Homeless ...again!

shakahislop

Well-known member
there's this related thing of: what are we doing to our consiousnesses. the affects of what we spend our time doing. grid-life has to be very finely honed in most cases. getting the money and accommodation to line up, and organizing your life to be in a physical and mental state to perform at work.

one thing that's comprehensively happened in the last decade is a structure of ideas that is all about optimisation. protein being the archetypal example by this point. but also you know, make up tutorials and pick up artist advice. there's no room to slack. people used to complain about neoliberalism but the colonization of ideas at the moment is so much more intense than anything that happened in the 90s and 00s. the phones are so intimate and the platforms are so consolidated.

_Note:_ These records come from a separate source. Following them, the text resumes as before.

@@ -441,13 +448,24 @@
           const int pw = term == 1 ? 2 : (term == 2 || term == 4) ? 1 : 0;
           lacc[step >> 2][term & 1] = __builtin_amdgcn_mfma_f32_16x16x32_bf16(LW[pw][step & 3], b_buf[step & 3][pa], lacc[step >> 2][term & 1], 0, 0, 0);
         }
-      }
+        __builtin_amdgcn_sched_group_barrier(0x100, 2, 0);
+        __builtin_amdgcn_sched_group_barrier(0x008, 1, 0);
+        __builtin_amdgcn_sched_group_barrier(0x100, 2, 0);
+        __builtin_amdgcn_sched_group_barrier(0x008, 1, 0);
+        __builtin_amdgcn_sched_group_barrier(0x100, 2, 0);
+        __builtin_amdgcn_sched_group_barrier(0x008, 4, 0);
+      }
+      __builtin_amdgcn_sched_barrier(0);
       float conv_row[2];
-#pragma unroll
-      for (int rr = 0; rr < 2; rr++) {
-        const f32x4 t = lacc[rr][0] + lacc[rr][1];
-        const float v = ((t[0] + shl(t[1], std::integral_constant<int, 1>())) + shl(t[2], std::integral_constant<int, 2>())) + shl(t[3], std::integral_constant<int, 3>());
-        conv_row[rr] = v + __shfl(shl(t[0], std::integral_constant<int, 4>()), (lane + 32) & 63);
+      {
+        const f32x4 ta = lacc[0][0] + lacc[0][1], tb = lacc[1][0] + lacc[1][1];
+        const float xa = __shfl(shl(ta[0], std::integral_constant<int, 4>()), (lane + 32) & 63);
+        const float xb = __shfl(shl(tb[0], std::integral_constant<int, 4>()), (lane + 32) & 63);
+        __builtin_amdgcn_sched_barrier(0);
+        const float va = ((ta[0] + shl(ta[1], std::integral_constant<int, 1>())) + shl(ta[2], std::integral_constant<int, 2>())) + shl(ta[3], std::integral_constant<int, 3>());
+        const float vb = ((tb[0] + shl(tb[1], std::integral_constant<int, 1>())) + shl(tb[2], std::integral_constant<int, 2>())) + shl(tb[3], std::integral_constant<int, 3>());
+        conv_row[0] = va + xa;
+        conv_row[1] = vb + xb;
       }
       float pv = fmaxf(conv_row[0], conv_row[1]);
       pv = fmaxf(pv, shl(pv, std::integral_constant<int, 1>())) + k_bias;
@@ -457,7 +475,7 @@
     return;
   }
   const int grp = wave < 4 ? 1 + (wave >> 1) : 0;
-  const int t0 = wave == 3 ? 20 : wave < 4 ? 18 * (wave & 1) : 12 * (wave - 4), tcnt = wave == 2 ? 20 : wave == 3 ? 16 : wave < 4 ? 18 : 12;
+  const int t0 = wave == 3 ? 19 : wave < 4 ? 18 * (wave & 1) : 12 * (wave - 4), tcnt = wave == 2 ? 19 : wave == 3 ? 17 : wave < 4 ? 18 : 12;
   bf16x8 W[3][16];
 #pragma unroll
   for (int pc = 0; pc < 3; pc++)
@@ -488,25 +506,35 @@
     }
     return as_bf16x8(make_uint4(v[0].x, v[0].y, v[1].x, v[1].y));
   };
-  bf16x8 a_buf[2][3];
-  image_loop(tcnt, std::true_type(), [&](int img, int tt) {
-    if (tt == 0) {
-#pragma unroll
-      for (int pc = 0; pc < 3; pc++) a_buf[0][pc] = frag(tile_base(0), 0, pc);
-    }
+  bf16x8 a_h[2], a_m, a_l;
+  auto first = [&]() {
+    a_l = frag(tile_base(0), 0, 2);
+    a_m = frag(tile_base(0), 0, 1);
+    a_h[0] = frag(tile_base(0), 0, 0);
+  };
+  image_loop(tcnt, std::true_type(), first, [&](int img, int tt) {
     const int T = t0 + tt, rp = T / 3, xt = T - 3 * rp;
     const uint8_t *base = tile_base(tt), *base_next = tile_base(tt < tcnt - 1 ? tt + 1 : tt);
     f32x4 acc[2] = {f32x4{0.f, 0.f, 0.f, 0.f}, f32x4{0.f, 0.f, 0.f, 0.f}};
 #pragma unroll
     for (int ks = 0; ks < 16; ks++) {
-#pragma unroll
-      for (int pc = 0; pc < 3; pc++) a_buf[(ks + 1) & 1][pc] = ks + 1 < 16 ? frag(base, ks + 1, pc) : frag(base_next, 0, pc);
-#pragma unroll
-      for (int term = 0; term < 6; term++) {
-        const int pa = term == 0 ? 2 : (term == 2 || term == 3) ? 1 : 0;
-        const int pw = term == 1 ? 2 : (term == 2 || term == 4) ? 1 : 0;
-        acc[term & 1] = __builtin_amdgcn_mfma_f32_16x16x32_bf16(a_buf[ks & 1][pa], W[pw][ks], acc[term & 1], 0, 0, 0);
-      }
+      const uint8_t *nb = ks + 1 < 16 ? base : base_next;
+      const int nk = (ks + 1) & 15;
+      a_h[(ks + 1) & 1] = frag(nb, nk, 0);
+      acc[0] = __builtin_amdgcn_mfma_f32_16x16x32_bf16(a_l, W[0][ks], acc[0], 0, 0, 0);
+      a_l = frag(nb, nk, 2);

travel is one of the best examples i think in terms of how the ideas are organized now. you can take the piss out of people going backpacking to find themselves. but i haven't heard anyone say that in years. what i have heard and seen is people catching planes more or less to create photos and videos, mostly of themselves. the spiritual aspect has receded - ok whatever, it was always fake - but the adventure aspect even has receded.
 

luka

Well-known member
 

pattycakes

Well-known member
Cities make themselves instagrammable now. Little streets with fake clouds suspended and colorful umbrellas.

IMG-20250415-WA0014.jpg


An extreme example in Athens

Everything soullessly boutique or artisanal. Same design templates downloaded from Pinterest. I was almost gonna write a post about it in the thread where @sus was talking about European towns all looking the same. Didn't get around to it. This is my first time back in Greece in 18 years. That's pretty much the window where this morphosis has taken place. It was just before smartphones and social media took off. Innocent times. Pretty interesting to see the before and after. Like waking up from a coma. Athens center used to have loads of rickety storefronts, all crumbly and held together with rusty nuts and bolts and bungee cords. A bit like the old Camden market. Barely any of that left now. Out in the suburbs you see a lot of abandoned mansions though. Foreclosed, repossessed. People no longer living it up quite the way they did. I miss the old world.
 

Ian Scuffling

Well-known member
I took a solo road trip recently and thought about this "optimization" a lot, though with a slightly different framework. I slept in the car most nights and took at least one 2-3 hour hike every day. I found ironically that I was more settled and lucid internally while I was driving as opposed to walking with my cameras (Bolex Rex 4 and Praktica LB). I felt compelled to get the "perfect shot" on all of my little excursions, but on the road felt more like a tangible creature in a natural space, mediated by the car but nonetheless at the mercy of the elements (especially the desert). I felt so disconnected from my photography by the end, like a tourist more so than the James Benning-esque documentarian I was hoping to be. By the end of the trip a real sense of childlike wonder had settled in, and I tried to capture panoramas and attempted long pans hoping to capture the scale I was feeling internally. I wished I had more time to explore all the backroads and poorly marked trails I had passed by in the mountains and canyons.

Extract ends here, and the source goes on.